Somut olayda, davalı tarafça davacı şirkete her hangi bir borçlarının bulunmadığı, davalı ile davacı arasında akdi ilişki bulunmadığı ileri sürülmüş olup akdi ilişkinin bulunmadığını ispat yükü davalıdadır. Taraflar arasında TTK 89 madde hükmü uyarınca akde dayalı bir ticari ilişki bulunmadığı ancak güvene dayalı cari hesap ilişkisinin bulunduğu, taraflar arasındaki ticari ilişkinin 2016 tarihinde başladığı ve 23.05.2017 tarihine kadar devam ettiği, cari hesap şeklinde çalışılan ticari ilişki sonucu davacının davalıdan 07.06.2017 takip tarihi itibari ile ve halen cari hesaptan kaynaklanan 9.282.34 TL alacak bakiyesi bulunduğu ve bu miktarın ödenmemiş olduğu, davacının tanzim ettiği faturanın davalıya teslim edildiği, fatura münderecatı hizmetlerin davalı tarafından teslim alındığı alınan hizmetler ile ilgili faturaların münderecatı yönünde davalının yasal sürede itiraz ve iadesine ilişkin belge ve kayıt sunulmamakla TTK 21/2 madde hükmü gereğince faturalara süresinde itiraz edilmediği kabul edilerek faturaların davalı tarafça kabul edilmiş sayıldığı, temel borç ilişkisine esas olan hizmet ile ilgili satış faturasının davacının kayıtlarına aynı şekilde işlendiği, temel borç ilişkisine esas olan davalının borç bakiyesinin 07.06.2017 takip tarihi itibari ile 9.282.34 TL olduğu ve bu miktarın halen devam ettiği anlaşılmış, davanın kabulü ile davalı tarafından … 8. İcra Müdürlüğü’nün … E sayılı icra dosyasına yöneltilen itirazın iptaline ve takibin devamına, geçerli bir ilamsız genel icra takibinin varlığı, borçlunun yedi günlük süre içerisinde ödeme emrine itiraz etmiş olması, bir yıl içinde açılmış bir itirazın iptali davası bulunması, davacı alacaklının tazminat istemini dava dilekçesinde açıkça talep etmiş olması ve takip konusu alacağın miktarının belli (likit) olması dikkate alınarak borçlunun itirazının haksız olması nedeniyle asıl alacağın % 20 si oranında icra inkar tazminatının davalıdan alınarak davacıya verilmesine karar vermek gerekmiştir.
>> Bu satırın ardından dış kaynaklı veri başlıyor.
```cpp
int wgbsseg_create(int device, wgbsseg_ctx** out, char* err, size_t errlen);
void wgbsseg_destroy(wgbsseg_ctx* ctx);

int wgbsseg_set_betas_host(wgbsseg_ctx* ctx, const uint8_t* const* samples, int64_t n_samples, int64_t n_sites,
                           char* err, size_t errlen);
int wgbsseg_set_lbetas_host(wgbsseg_ctx* ctx, const uint16_t* const* samples, int64_t n_samples, int64_t n_sites,
                            char* err, size_t errlen);
int wgbsseg_set_betas_device(wgbsseg_ctx* ctx, const void* base, int64_t n_samples, int64_t pitch_bytes,
                             int64_t n_sites, char* err, size_t errlen);

int wgbsseg_set_loci_host(wgbsseg_ctx* ctx, const uint32_t* loci, int64_t n_sites, char* err, size_t errlen);
int wgbsseg_set_loci_device(wgbsseg_ctx* ctx, const void* loci, int64_t n_sites, char* err, size_t errlen);

int wgbsseg_segment_chunks(wgbsseg_ctx* ctx, const int64_t* chunk_start0, const int32_t* chunk_len,
                           int64_t n_chunks, const wgbsseg_params* params,
                           int32_t* borders_out, int64_t borders_cap, int64_t* borders_off,
                           char* err, size_t errlen);

int wgbsseg_segment_regions(wgbsseg_ctx* ctx, const int64_t* region_start, const int64_t* region_end, int64_t n_regions,
                            int64_t chunk_size, const wgbsseg_params* params,
                            int32_t* borders_out, int64_t borders_cap, int64_t* borders_off, int64_t* stats,
                            char* err, size_t errlen);

typedef int (*wgbsseg_batch_fn)(void* user, const int64_t* starts, const int64_t* ends, int64_t n,
                                const int32_t** out_ptr, int64_t* out_cnt);
int wgbsseg_stitch_regions(const int64_t* region_start, const int64_t* region_end, int64_t n_regions, int64_t chunk_size,
                           wgbsseg_batch_fn fn, void* user, int32_t speculate, int32_t* borders_out, int64_t borders_cap,
                           int64_t* borders_off, int64_t* stats, char* err, size_t errlen);

int wgbsseg_first_batch_items(const int64_t* region_start, const int64_t* region_end, int64_t n_regions, int64_t chunk_size,
                              int32_t speculate, int64_t* starts, int64_t* ends, int64_t cap, int64_t* n_items, int64_t* n_chunks,
                              char* err, size_t errlen);

int wgbsseg_set_site_base(wgbsseg_ctx* ctx, int64_t site_base);

typedef struct wgbsseg_group wgbsseg_group;
int wgbsseg_plan_shares(const uint32_t* loci, int64_t n_sites, const int64_t* region_start, const int64_t* region_end,
                        int64_t n_regions, int64_t chunk_size, const wgbsseg_params* params, int32_t n_shares, int64_t halo,
                        int64_t* own_lo, int64_t* own_hi, int64_t* win_lo, int64_t* win_hi, int64_t* share_chunks,
                        int64_t* share_work, char* err, size_t errlen);
int wgbsseg_plan_shares_weighted(const uint32_t* loci, int64_t n_sites, const int64_t* region_start, const int64_t* region_end,
                                 int64_t n_regions, int64_t chunk_size, const wgbsseg_params* params, int32_t n_shares, const double* weights,
                                 int64_t halo, int64_t* own_lo, int64_t* own_hi, int64_t* win_lo, int64_t* win_hi,
                                 int64_t* share_chunks, int64_t* share_work, char* err, size_t errlen);
int wgbsseg_group_create(const int32_t* devices, int32_t n_shares, wgbsseg_group** out, char* err, size_t errlen);
void wgbsseg_group_destroy(wgbsseg_group* g);
int32_t wgbsseg_group_size(const wgbsseg_group* g);
int wgbsseg_group_plan(wgbsseg_group* g, const uint32_t* loci, int64_t n_sites, const int64_t* region_start,
                       const int64_t* region_end, int64_t n_regions, int64_t chunk_size, const wgbsseg_params* params,
                       int64_t halo, int64_t* win_lo, int64_t* win_hi, int64_t* share_chunks, int64_t* share_work,
                       char* err, size_t errlen);
int wgbsseg_group_load_host(wgbsseg_group* g, const uint8_t* const* samples, int64_t n_samples, int64_t n_sites,
                            char* err, size_t errlen);
int wgbsseg_group_load_host_async(wgbsseg_group* g, const uint8_t* const* samples, int64_t n_samples, int64_t n_sites,
                                  char* err, size_t errlen);
int wgbsseg_group_load_wait(wgbsseg_group* g, char* err, size_t errlen);
int wgbsseg_group_share_set_device(wgbsseg_group* g, int32_t share, const void* base, int64_t n_samples,
                                   int64_t pitch_bytes, char* err, size_t errlen);
int wgbsseg_group_segment_regions(wgbsseg_group* g, int32_t* borders_out, int64_t borders_cap, int64_t* borders_off,
                                  int64_t* stats, char* err, size_t errlen);

int wgbsseg_group_segment_region_range(wgbsseg_group* g, int64_t first_region, int64_t end_region, int32_t* borders_out, int64_t borders_cap,
                                       int64_t* borders_off, int64_t* stats, char* err, size_t errlen);
int wgbsseg_group_get_timings(const wgbsseg_group* g, int32_t share, wgbsseg_timings* out);

int wgbsseg_segment_chunks_host(const uint8_t* betas, int64_t n_samples, int64_t sample_pitch_bytes,
                                int64_t n_sites_total, const uint32_t* loci,
                                const int64_t* chunk_start0, const int32_t* chunk_len, int64_t n_chunks,
                                const wgbsseg_params* params, int device,
                                int32_t* borders_out, int64_t borders_cap, int64_t* borders_off,
                                char* err, size_t errlen);

int wgbsseg_prefix_sums(wgbsseg_ctx* ctx, int64_t start0, int64_t len, uint32_t* out, char* err, size_t errlen);

int wgbsseg_scan_only(wgbsseg_ctx* ctx, const int64_t* chunk_start0, const int32_t* chunk_len, int64_t n_chunks,
                      int repeat, int want_carry, double* ms_per_launch, int64_t* bytes_per_launch,
                      int64_t* carry_bytes_per_launch, char* err, size_t errlen);
// ... 106 lines not shown
```

wgbs_tools_amd/_lib.py:

```python
import ctypes as C
import os
import os.path as op

import numpy as np
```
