# sparsemat/sprs

Measured on NVIDIA H100. Metric: csr_spmv_f64_gflops, higher is better.
Workload: dtype f64

## Files before the change

### include/sprs_b200.h

```cpp
#ifndef SPRS_B200_H
#define SPRS_B200_H

#include <stddef.h>
#include <stdint.h>

#ifdef __cplusplus
extern "C" {
#endif

typedef struct sprs_b200_ctx sprs_b200_ctx;
typedef struct sprs_b200_csmat sprs_b200_csmat;
typedef struct sprs_b200_spgemm sprs_b200_spgemm;

enum { SPRS_B200_CSR = 0, SPRS_B200_CSC = 1 };

enum {
    SPRS_B200_OK = 0,
    SPRS_B200_ERR_DIMENSION = 1,
    SPRS_B200_ERR_STORAGE = 2,
    SPRS_B200_ERR_CUDA = 3,
    SPRS_B200_ERR_NCCL = 4,
    SPRS_B200_ERR_INDEX_RANGE = 5,
    SPRS_B200_ERR_ARGUMENT = 6,
    SPRS_B200_ERR_STRUCTURE = 7,
// ... 186 lines not shown
enum { SPRS_B200_TRI_LOWER = 0, SPRS_B200_TRI_UPPER = 1 };
enum {
    SPRS_B200_SINGULAR_IS_ZERO = 0,
    SPRS_B200_SINGULAR_NUMERIC = 1,
    SPRS_B200_SINGULAR_STRUCTURAL = 2
};
int sprs_b200_trisolve_plan(sprs_b200_ctx* ctx, const sprs_b200_csmat* mat, int tri,
                            sprs_b200_trisolve** out);
int sprs_b200_trisolve_singular(const sprs_b200_trisolve* plan, uint64_t* index, int* reason);
int sprs_b200_trisolve_solve(sprs_b200_trisolve* plan, double* rhs, uint64_t len);
int sprs_b200_trisolve_solve_dev(sprs_b200_trisolve* plan, double* d_rhs, void* stream);
int sprs_b200_trisolve_free(sprs_b200_trisolve* plan);

typedef struct sprs_b200_ldl sprs_b200_ldl;
int sprs_b200_is_symmetric(sprs_b200_ctx* ctx, const sprs_b200_csmat* mat, int* out);
int sprs_b200_diag_solve(sprs_b200_ctx* ctx, const double* diag, double* x, uint64_t len);
int sprs_b200_ldl_symbolic(sprs_b200_ctx* ctx, const sprs_b200_csmat* mat, const uint32_t* perm,
                           int check_symmetry, sprs_b200_ldl** out);
uint64_t sprs_b200_ldl_nnz(const sprs_b200_ldl* ldl);
int sprs_b200_ldl_factor(const sprs_b200_ldl* sym, const sprs_b200_csmat* mat,
                         sprs_b200_ldl** out);
int sprs_b200_ldl_update(sprs_b200_ldl* num, const sprs_b200_csmat* mat);
int sprs_b200_ldl_singular(const sprs_b200_ldl* num, uint64_t* index);
int sprs_b200_ldl_solve(sprs_b200_ldl* num, const double* b, double* x, uint64_t len);
int sprs_b200_ldl_solve_dev(sprs_b200_ldl* num, const double* d_b, double* d_x, void* stream);
int sprs_b200_ldl_get_l(const sprs_b200_ldl* num, uint32_t* colptr, uint32_t* indices,
                        double* data);
int sprs_b200_ldl_get_d(const sprs_b200_ldl* num, double* d, uint64_t len);
int sprs_b200_ldl_free(sprs_b200_ldl* ldl);

int sprs_b200_diag_gather_ceiling(sprs_b200_ctx* ctx, const sprs_b200_csmat* mat,
                                  const double* d_x, int iters, double* ms_per_pass,
                                  uint64_t* nnz_covered);

int sprs_b200_gen_rmat_keys(sprs_b200_ctx* ctx, uint64_t seed, int scale, uint64_t n_rows,
                            uint64_t n_cols, double a, double b, double c, uint64_t first,
                            uint64_t count, uint64_t* d_keys, void* stream);
int sprs_b200_gen_uniform_keys(sprs_b200_ctx* ctx, uint64_t seed, uint64_t n_rows,
                               uint64_t n_cols, uint64_t first, uint64_t count,
                               uint64_t* d_keys, void* stream);
int sprs_b200_gen_normal_from_keys(sprs_b200_ctx* ctx, uint64_t seed, const uint64_t* d_keys,
                                   uint64_t count, double* d_out, void* stream);
int sprs_b200_gen_split_keys(sprs_b200_ctx* ctx, const uint64_t* d_keys, uint64_t count,
                             uint32_t* d_rows, uint32_t* d_cols, void* stream);
int sprs_b200_gen_hash_keys(sprs_b200_ctx* ctx, uint64_t seed, const uint64_t* d_keys,
                            uint64_t count, uint64_t* d_out, void* stream);

#ifdef __cplusplus
}
#endif
#endif
```

### rust/sprs-b200-sys/src/lib.rs

```rust
#![allow(non_camel_case_types)]
use std::os::raw::{c_char, c_double, c_int, c_void};

#[repr(C)] pub struct sprs_b200_ctx { _private: [u8; 0] }
#[repr(C)] pub struct sprs_b200_csmat { _private: [u8; 0] }
#[repr(C)] pub struct sprs_b200_spgemm { _private: [u8; 0] }
#[repr(C)] pub struct sprs_b200_comm { _private: [u8; 0] }
#[repr(C)] pub struct sprs_b200_symm { _private: [u8; 0] }
#[repr(C)] pub struct sprs_b200_bicgstab { _private: [u8; 0] }
#[repr(C)] pub struct sprs_b200_trisolve { _private: [u8; 0] }
#[repr(C)] pub struct sprs_b200_ldl { _private: [u8; 0] }

pub const SPRS_B200_CSR: c_int = 0;
pub const SPRS_B200_CSC: c_int = 1;
pub const SPRS_B200_BINOP_ADD: c_int = 0;
pub const SPRS_B200_BINOP_SUB: c_int = 1;
pub const SPRS_B200_BINOP_MUL: c_int = 2;
pub const SPRS_B200_OK: c_int = 0;
pub const SPRS_B200_ERR_DIMENSION: c_int = 1;
pub const SPRS_B200_ERR_STORAGE: c_int = 2;
pub const SPRS_B200_ERR_CUDA: c_int = 3;
pub const SPRS_B200_ERR_NCCL: c_int = 4;
pub const SPRS_B200_ERR_INDEX_RANGE: c_int = 5;
pub const SPRS_B200_ERR_ARGUMENT: c_int = 6;
pub const SPRS_B200_ERR_STRUCTURE: c_int = 7;
// ... 178 lines not shown
    pub fn sprs_b200_comm_unique_id(id: *mut c_char) -> c_int;
    pub fn sprs_b200_comm_init_rank(
        ctx: *mut sprs_b200_ctx, id: *const c_char, rank: c_int, world: c_int,
        out: *mut *mut sprs_b200_comm) -> c_int;
    pub fn sprs_b200_comm_free(comm: *mut sprs_b200_comm) -> c_int;
    pub fn sprs_b200_comm_rank(comm: *const sprs_b200_comm) -> c_int;
    pub fn sprs_b200_comm_world(comm: *const sprs_b200_comm) -> c_int;
    pub fn sprs_b200_comm_multicast_supported(comm: *const sprs_b200_comm) -> c_int;
    pub fn sprs_b200_comm_allgather_host(
        comm: *mut sprs_b200_comm, mine: *const c_void, bytes: u64, all: *mut c_void) -> c_int;
    pub fn sprs_b200_comm_barrier_host(comm: *mut sprs_b200_comm) -> c_int;
    pub fn sprs_b200_comm_barrier_dev(comm: *mut sprs_b200_comm, stream: *mut c_void) -> c_int;
    pub fn sprs_b200_comm_check(comm: *mut sprs_b200_comm, stream: *mut c_void) -> c_int;
    pub fn sprs_b200_symm_alloc(
        comm: *mut sprs_b200_comm, bytes: u64, want_multicast: c_int,
        out: *mut *mut sprs_b200_symm) -> c_int;
    pub fn sprs_b200_symm_free(buf: *mut sprs_b200_symm) -> c_int;
    pub fn sprs_b200_symm_ptr(buf: *const sprs_b200_symm, rank: c_int) -> *mut c_void;
    pub fn sprs_b200_symm_multicast_ptr(buf: *const sprs_b200_symm) -> *mut c_void;
    pub fn sprs_b200_symm_bytes(buf: *const sprs_b200_symm) -> u64;
    pub fn sprs_b200_partition_rows(
        indptr: *const c_void, indptr_bytes: c_int, rows: u64, nparts: c_int, row_cost: c_double,
        bounds: *mut u64) -> c_int;
    pub fn sprs_b200_spmv_rowpart(
        comm: *mut sprs_b200_comm, mat: *const sprs_b200_csmat, d_x: *const c_double,
        y: *mut sprs_b200_symm, row_offset: u64, exchange: c_int, stream: *mut c_void) -> c_int;
    pub fn sprs_b200_mul_mat_vec_rowpart(
        comm: *mut sprs_b200_comm, mat: *const sprs_b200_csmat, x: *mut sprs_b200_symm,
        x_slice: *const c_double, col_offset: u64, col_count: u64, y_slice: *mut c_double,
        y_len: u64) -> c_int;
    pub fn sprs_b200_diag_gather_ceiling(
        ctx: *mut sprs_b200_ctx, mat: *const sprs_b200_csmat, d_x: *const c_double, iters: c_int,
        ms_per_pass: *mut c_double, nnz_covered: *mut u64) -> c_int;
    pub fn sprs_b200_spmv_chunked_push_dev(
        ctx: *mut sprs_b200_ctx, mat: *const sprs_b200_csmat, d_x: *const c_double,
        row_offset: u64, n_targets: c_int, d_y_bufs: *const *mut c_double, accumulate: c_int,
        n_chunks: c_int, stream: *mut c_void) -> c_int;
    pub fn sprs_b200_spgemm_numeric_dev(
        ctx: *mut sprs_b200_ctx, plan: *mut sprs_b200_spgemm, c: *mut *mut sprs_b200_csmat) -> c_int;
    pub fn sprs_b200_spgemm_nprod(plan: *const sprs_b200_spgemm) -> u64;
    pub fn sprs_b200_bicgstab_new_dev(
        ctx: *mut sprs_b200_ctx, mat: *const sprs_b200_csmat, d_x0: *const c_double,
        d_b: *const c_double, n: u64, out: *mut *mut sprs_b200_bicgstab) -> c_int;
    pub fn sprs_b200_bicgstab_get_dev(
        s: *const sprs_b200_bicgstab, which: c_int, d_out: *mut *const c_double) -> c_int;
    pub fn sprs_b200_gen_rmat_keys(
        ctx: *mut sprs_b200_ctx, seed: u64, scale: c_int, n_rows: u64, n_cols: u64, a: c_double,
        b: c_double, c: c_double, first: u64, count: u64, d_keys: *mut u64, stream: *mut c_void) -> c_int;
    pub fn sprs_b200_gen_uniform_keys(
        ctx: *mut sprs_b200_ctx, seed: u64, n_rows: u64, n_cols: u64, first: u64, count: u64,
        d_keys: *mut u64, stream: *mut c_void) -> c_int;
    pub fn sprs_b200_gen_normal_from_keys(
        ctx: *mut sprs_b200_ctx, seed: u64, d_keys: *const u64, count: u64, d_out: *mut c_double,
        stream: *mut c_void) -> c_int;
    pub fn sprs_b200_gen_split_keys(
        ctx: *mut sprs_b200_ctx, d_keys: *const u64, count: u64, d_rows: *mut u32,
        d_cols: *mut u32, stream: *mut c_void) -> c_int;
    pub fn sprs_b200_gen_hash_keys(
        ctx: *mut sprs_b200_ctx, seed: u64, d_keys: *const u64, count: u64, d_out: *mut u64,
        stream: *mut c_void) -> c_int;
}
```

### sprs_b200/_lib.py

```python
import ctypes as C
import os

_HERE = os.path.dirname(os.path.abspath(__file__))
LIB_PATH = os.path.join(_HERE, "libsprs_b200.so")

OK, ERR_DIMENSION, ERR_STORAGE, ERR_CUDA, ERR_NCCL, ERR_INDEX_RANGE, ERR_ARGUMENT, \
    ERR_STRUCTURE, ERR_UNSUPPORTED = range(9)
CSR, CSC = 0, 1
BINOP_ADD, BINOP_SUB, BINOP_MUL = 0, 1, 2
ERR_SINGULAR = 10
ERR_NOT_SYMMETRIC = 11
TRI_LOWER, TRI_UPPER = 0, 1
SINGULAR_IS_ZERO, SINGULAR_NUMERIC, SINGULAR_STRUCTURAL = 0, 1, 2

_vp, _u64, _i64, _int, _dp = C.c_void_p, C.c_uint64, C.c_int64, C.c_int, C.c_void_p
_dense_sig = [_vp, _vp, _dp, _u64, _u64, _i64, _i64, _dp, _u64, _u64, _i64, _i64]

MATVEC_FN = C.CFUNCTYPE(C.c_int, C.c_void_p, C.c_void_p, C.c_void_p, C.c_void_p)

PROTOTYPES = {
    "sprs_b200_version": (_int, []),
    "sprs_b200_ctx_create": (_int, [_int, C.POINTER(_vp)]),
    "sprs_b200_ctx_destroy": (_int, [_vp]),
    "sprs_b200_last_error": (C.c_char_p, [_vp]),
# ... 68 lines not shown
    "sprs_b200_spgemm_free": (_int, [_vp]),
    "sprs_b200_bicgstab_new": (_int, [_vp, _vp, _dp, _dp, _u64, C.POINTER(_vp)]),
    "sprs_b200_bicgstab_new_dev": (_int, [_vp, _vp, _dp, _dp, _u64, C.POINTER(_vp)]),
    "sprs_b200_bicgstab_new_op": (_int, [_vp, _u64, MATVEC_FN, _vp, _dp, _dp, _int,
                                         C.POINTER(_vp)]),
    "sprs_b200_bicgstab_free": (_int, [_vp]),
    "sprs_b200_bicgstab_step": (_int, [_vp, C.POINTER(C.c_double)]),
    "sprs_b200_bicgstab_soft_restart": (_int, [_vp]),
    "sprs_b200_bicgstab_hard_restart": (_int, [_vp]),
    "sprs_b200_bicgstab_solve": (_int, [_vp, C.c_double, _u64, C.POINTER(_int)]),
    "sprs_b200_bicgstab_set_restart_threshold": (_int, [_vp, C.c_double]),
    "sprs_b200_bicgstab_stats": (_int, [_vp, C.POINTER(_u64), C.POINTER(C.c_double)]),
    "sprs_b200_bicgstab_get": (_int, [_vp, _int, _dp, _u64]),
    "sprs_b200_bicgstab_get_dev": (_int, [_vp, _int, C.POINTER(_vp)]),
    "sprs_b200_trisolve_plan": (_int, [_vp, _vp, _int, C.POINTER(_vp)]),
    "sprs_b200_trisolve_singular": (_int, [_vp, C.POINTER(_u64), C.POINTER(_int)]),
    "sprs_b200_trisolve_solve": (_int, [_vp, _dp, _u64]),
    "sprs_b200_trisolve_solve_dev": (_int, [_vp, _dp, _vp]),
    "sprs_b200_trisolve_free": (_int, [_vp]),
    "sprs_b200_diag_solve": (_int, [_vp, _dp, _dp, _u64]),
    "sprs_b200_is_symmetric": (_int, [_vp, _vp, C.POINTER(_int)]),
    "sprs_b200_ldl_symbolic": (_int, [_vp, _vp, _vp, _int, C.POINTER(_vp)]),
    "sprs_b200_ldl_nnz": (_u64, [_vp]),
    "sprs_b200_ldl_factor": (_int, [_vp, _vp, C.POINTER(_vp)]),
    "sprs_b200_ldl_update": (_int, [_vp, _vp]),
    "sprs_b200_ldl_singular": (_int, [_vp, C.POINTER(_u64)]),
    "sprs_b200_ldl_solve": (_int, [_vp, _dp, _dp, _u64]),
    "sprs_b200_ldl_solve_dev": (_int, [_vp, _dp, _dp, _vp]),
    "sprs_b200_ldl_get_l": (_int, [_vp, _vp, _vp, _dp]),
    "sprs_b200_ldl_get_d": (_int, [_vp, _dp, _u64]),
    "sprs_b200_ldl_free": (_int, [_vp]),
    "sprs_b200_diag_gather_ceiling": (_int, [_vp, _vp, _dp, _int, C.POINTER(C.c_double),
                                             C.POINTER(_u64)]),
    "sprs_b200_gen_rmat_keys": (_int, [_vp, _u64, _int, _u64, _u64, C.c_double, C.c_double,
                                       C.c_double, _u64, _u64, _vp, _vp]),
    "sprs_b200_gen_uniform_keys": (_int, [_vp, _u64, _u64, _u64, _u64, _u64, _vp, _vp]),
    "sprs_b200_gen_normal_from_keys": (_int, [_vp, _u64, _vp, _u64, _vp, _vp]),
    "sprs_b200_gen_split_keys": (_int, [_vp, _vp, _u64, _vp, _vp, _vp]),
    "sprs_b200_gen_hash_keys": (_int, [_vp, _u64, _vp, _u64, _vp, _vp]),
}

_NOT_EMULATED = ("sprs_b200_comm_", "sprs_b200_symm_", "sprs_b200_partition_rows",
                 "sprs_b200_spmv_rowpart", "sprs_b200_mul_mat_vec_rowpart", "sprs_b200_diag_",
                 "sprs_b200_csmat_binop", "sprs_b200_csmat_scale",
                 "sprs_b200_trisolve_",
                 "sprs_b200_ldl_", "sprs_b200_is_symmetric", "sprs_b200_diag_solve")
_lib = None


def load():
    global _lib
    if _lib is not None:
        return _lib
    if not os.path.exists(LIB_PATH):
        raise ImportError(
            "libsprs_b200.so is not built (%s): run `python -c 'import __graft_entry__ as g; "
            "g.build()'` or `make -C sprs_b200/csrc`.  sprs_b200 has no CPU fallback." % LIB_PATH)
    lib = C.CDLL(LIB_PATH)
    emulated = os.path.basename(LIB_PATH).startswith("libsprs_b200_emu")
    for name, (res, args) in PROTOTYPES.items():
        if emulated and name.startswith(_NOT_EMULATED) and not hasattr(lib, name):
            continue
        fn = getattr(lib, name)
        fn.restype = res
        fn.argtypes = args
    _lib = lib
# ... 2 lines not shown
```

### sprs_b200/csrc/api.cu

```cuda

#include <algorithm>
#include <mutex>
#include <vector>

#include <cstdlib>

#include "common.cuh"
#include "ptx.cuh"

namespace {

__global__ void make_policies_kernel(uint64_t* out) {
    out[0] = policy_evict_first();
    out[1] = policy_evict_last();
}

thread_local std::string g_create_error;

template <typename Src, typename Dst>
__global__ void convert_rebase_kernel(const Src* __restrict__ in, Dst* __restrict__ out,
                                      uint64_t n, uint64_t base) {
    const uint64_t i = blockIdx.x * (uint64_t)blockDim.x + threadIdx.x;
    if (i < n) out[i] = (Dst)((uint64_t)in[i] - base);
}
// ... 353 lines not shown
    m->d_indptr = const_cast<uint32_t*>(d_indptr);
    m->d_indices = const_cast<uint32_t*>(d_indices);
    m->d_data = const_cast<double*>(d_data);
    m->owns = false;
    int st = spmv_prepare(ctx, m, ctx->stream);
    if (st == SPRS_B200_OK && cudaStreamSynchronize(ctx->stream) != cudaSuccess) {
        sprs_b200_set_error(ctx, "from_device: partition kernel failed");
        st = SPRS_B200_ERR_CUDA;
    }
    if (st != SPRS_B200_OK) {
        sprs_b200_csmat_free(m);
        return st;
    }
    *out = m;
    return SPRS_B200_OK;
}

int sprs_b200_csmat_free(sprs_b200_csmat* m) {
    if (!m) return SPRS_B200_OK;
    if (m->ctx) cudaSetDevice(m->ctx->device);
    if (m->owns && m->pooled && m->ctx) {
        cudaDeviceSynchronize();
        if (m->d_indptr) cudaFreeAsync(m->d_indptr, m->ctx->stream);
        if (m->d_indices) cudaFreeAsync(m->d_indices, m->ctx->stream);
        if (m->d_data) cudaFreeAsync(m->d_data, m->ctx->stream);
    } else if (m->owns) {
        if (m->d_indptr) cudaFree(m->d_indptr);
        if (m->d_indices) cudaFree(m->d_indices);
        if (m->d_data) cudaFree(m->d_data);
    }
    if (m->d_tile_row) cudaFree(m->d_tile_row);
    if (m->d_tile_k) cudaFree(m->d_tile_k);
    if (m->d_carry) cudaFree(m->d_carry);
    if (m->d_hot_col) cudaFree(m->d_hot_col);
    if (m->d_hot_idx) cudaFree(m->d_hot_idx);
    if (m->csr_cache) sprs_b200_csmat_free(m->csr_cache);
    delete m;
    return SPRS_B200_OK;
}
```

HÜKÜM: Açıklanan yasal gerektirici nedenlere göre;
Davanın kabulü ile davalı tarafından … 8. İcra Müdürlüğü’nün … E sayılı icra dosyasına yöneltilen itirazın iptaline ve takibin devamına, asıl alacağın % 20 si oranında icra inkar tazminatının davalıdan alınarak davacıya verilmesine,
Harçlar Kanununca alınması gerekli 634,07 TL ilam harcından peşin yatırılan 158,52 TL harcın mahsubu ile bakiye 475,55 TL harcın davalıdan alınarak hazineye gelir kaydedilmesine,
Karar tarihinde yürürlükte bulunan A.A.Ü.T gereğince hesaplanan 2.725,00 TL avukatlık ücretinin davalıdan alınarak davacıya verilmesine,
Davacı tarafından yapılan 35,90 TL başvuru harcı, 158,32 TL peşin harç, 700,00 TL bilirkişi ücreti, 142,20 TL tebligat ve müzekkere giderlerinden oluşan toplam 1.036,42 TL yargılama giderlerinin davalıdan alınarak davacıya verilmesine, kullanılmayan bakiye gider avanslarının karar kesinleştiğinde yatıran taraflara iadesine,
Dair tebliğ tarihinden itibaren iki haftalık yasal süresi içerisinde İstanbul Bölge Adliye Mahkemesi nezdinde İstinaf yolu açık olmak üzere verilen karar davacı vekilinin yüzüne karşı açıkça okunup, usulen anlatıldı. 04/11/2019

Katip …

Hakim …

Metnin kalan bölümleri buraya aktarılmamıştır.